Australian aircraft engine

The CAMit 3300 is an Australian lightweight four-stroke, 6-cylinder, horizontally opposed air-cooled aircraft engine. Direct drive and using a solid-lifter valvetrain, the 3300 develops 127 hp at 3300rpm.

The engine was manufactured by CAMit Pty Ltd, of Bundaberg, Queensland, Australia. CAMit has manufactured engines for Jabiru since the Italian-sourced engines used by Jabiru became unavailable in 1991. After receiving requests for and producing aftermarket Jabiru engine parts, CAMit went on to produce whole engines incorporating these modifications in late 2013.

Many parts are interchangeable with the original components from Jabiru 3300 engine. However, in terms of component design, lubrication, valve train operation and metallurgy, the CAE engine is a completely different motor to the Jabiru design.

The CAMit series of engines are classed as Experimental. Each serial number includes 'SLRE', designating 'Solid-Lifter Revised Experimental'.

CAMit Pty Ltd ceased operations and was placed in receivership in October 2016.

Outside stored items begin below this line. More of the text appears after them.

# yhenon/pixeltable-yolox

Measured on AMD Instinct MI355X. Metric: images/sec (fwd+NMS) YOLOX-s 640×640 bf16 @1/2/4/8 MI355X; box mAP parity, higher is better.
Workload: dtype bf16

## Files before the change

### pixeltable-yolox_amd/csrc/conv_ws.hip

```cpp
#include "conv_common.hpp"
#include "lds_dma.hpp"

#ifndef YXH_WS_PROBE
#define YXH_WS_PROBE 0
#endif

#ifndef YXH_WS_PD8
#define YXH_WS_PD8 0
#endif

#ifndef YXH_WS_NPIN
#define YXH_WS_NPIN 48
#endif

#ifndef YXH_WS_ACT_CT
#define YXH_WS_ACT_CT 1
#endif

namespace yxh {

namespace {

template <typename T, int CR>
__device__ __forceinline__ uint4 ws_weight_padk(const ConvParams& p, int n_first, int tap, int kb, int lane) {
    const int frow = lane & 15, fq = lane >> 4;
    const int ch = kb * 32 + fq * 8;
    if (ch >= CR) return make_uint4(0, 0, 0, 0);
    const int n = min(n_first + frow, p.cout - 1);
    return *(const uint4*)((const T*)p.w + ((long long)n * 9 + tap) * CR + ch);
}

__device__ __forceinline__ void pin_agpr(uint4& v) {
    typedef unsigned u32x4v __attribute__((ext_vector_type(4)));
    u32x4v t = {v.x, v.y, v.z, v.w};
    asm volatile("" : "+a"(t));
    v = make_uint4(t.x, t.y, t.z, t.w);
}

constexpr int ws_ps(int c16, int s) {
    return s == 1 ? c16 + (6 - c16 % 4) % 4 : (c16 % 2 ? c16 : c16 + 1);
}
constexpr int ws_hxp(int tx, int s) {
    const int hx = (tx - 1) * s + 3;
    if (tx % 16 == 0) return hx;
    int h = hx;
    while (h % 8 != tx % 8) ++h;
    return h;
}

}
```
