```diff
@@ -257,12 +259,15 @@
         if lean_gemm:
             sw = proj.split_weights(True, y.device) if proj.split_gemm else None
             if sw is not None:
-                gate = se_gate()
                 if self.defer_shift:
-                    if skip is None:
-                        return HF.gemm_split(sw, y, gate=gate)
-                    return HF.gemm_split(sw, y, gate=gate, residual=skip, out=skip)
-                return HF.gemm_split(sw, y, gate=gate, shift=proj.shift, residual=skip)
+                    epi = dict(residual=skip, out=skip) if skip is not None else {}
+                else:
+                    epi = dict(shift=proj.shift, residual=skip)
+                if SE_IN_GEMM and not gated and b <= SE_IN_GEMM_MAX_BATCH and y.is_cuda:
+                    out = HF.gemm_split(sw, y, se=(pooled, ho * wo, self._red_w, red.bias, self._exp_t, exp.bias), **epi)
+                    if out is not None:
+                        return out
+                return HF.gemm_split(sw, y, gate=se_gate(), **epi)
             wp = se_gate(w_proj=proj.conv.weight, out_scale=proj.scale)
             cmid = y.shape[1]
             with gemm_library(ho * wo, b):
diff --git a/include/hyperseg_hip.h b/include/hyperseg_hip.h
--- a/include/hyperseg_hip.h
+++ b/include/hyperseg_hip.h
@@ -220,6 +220,10 @@
 int hs_gemm_split_fwd(const void* w_frag, const float* w_inv, const float* gate, const float* x, const float* shift,
                       int32_t act, const float* residual, float* y, int32_t batch, int32_t c_out, int32_t c_in, int32_t kp,
                       int32_t pixels, void* stream);
+int hs_gemm_split_se_fwd(const void* w_frag, const float* w_inv, const float* x, const float* shift, int32_t act,
+                         const float* residual, float* y, int32_t batch, int32_t c_out, int32_t c_in, int32_t kp, int32_t pixels,
+                         const float* partial, int32_t nblk, float inv_hw, const float* w_reduce, const float* b_reduce,
+                         const float* w_expand, const float* b_expand, int32_t c_squeezed, void* stream);
 int hs_gemm_split_conv2x2_fwd(const void* w_frag, const float* w_inv, const float* x, const float* shift, int32_t act, float* y,
                               float* pool_partial, int32_t batch, int32_t c_out, int32_t c_in, int32_t kp, int32_t Ho,
                               int32_t Wo, void* stream);
```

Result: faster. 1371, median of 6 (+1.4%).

== Results of R&D program ==
- Improved crankcase sealing, and the addition of piston cooling jets
- The use of CAE-design 7/16" thru bolts
- 25+ modifications to the heads, including use of an improved alloy
- Modified barrels: 10+ modifications, including thicker base flanges, improved honing process, and the reversal of piston orientation
- Improved flywheel coupling - lessens the chance of failure through various modifications
- Belt-driven 40A and 15A alternators to help damp the flywheel and provide charging at idle
- Redesigned rocker arms
- Modified oil cooler adaptor (TOCA also available)
- Breather/oil separator (see photo; device connected to rear end of black hose)
- Redesigned, easy to read oil dipstick
- Honda ignition coils, lifters, and starter clutches are used
- Ignition lead sets are assembled in-house
- CAE-design collectors and twin-exhaust system
A number of accessories were sold to complement both CAE and Jabiru engines.
- CHT Sensors
- TOCA (Thermostatic Oil Cooler Adaptor) - blocks off oil passage to cooler until engine is at temperature
- Digital tachometer sensor
- Engine inhibitor system - allows longer storage while preventing bore rust from occurring. Can be applied from the pilot's seat, just on shutdown.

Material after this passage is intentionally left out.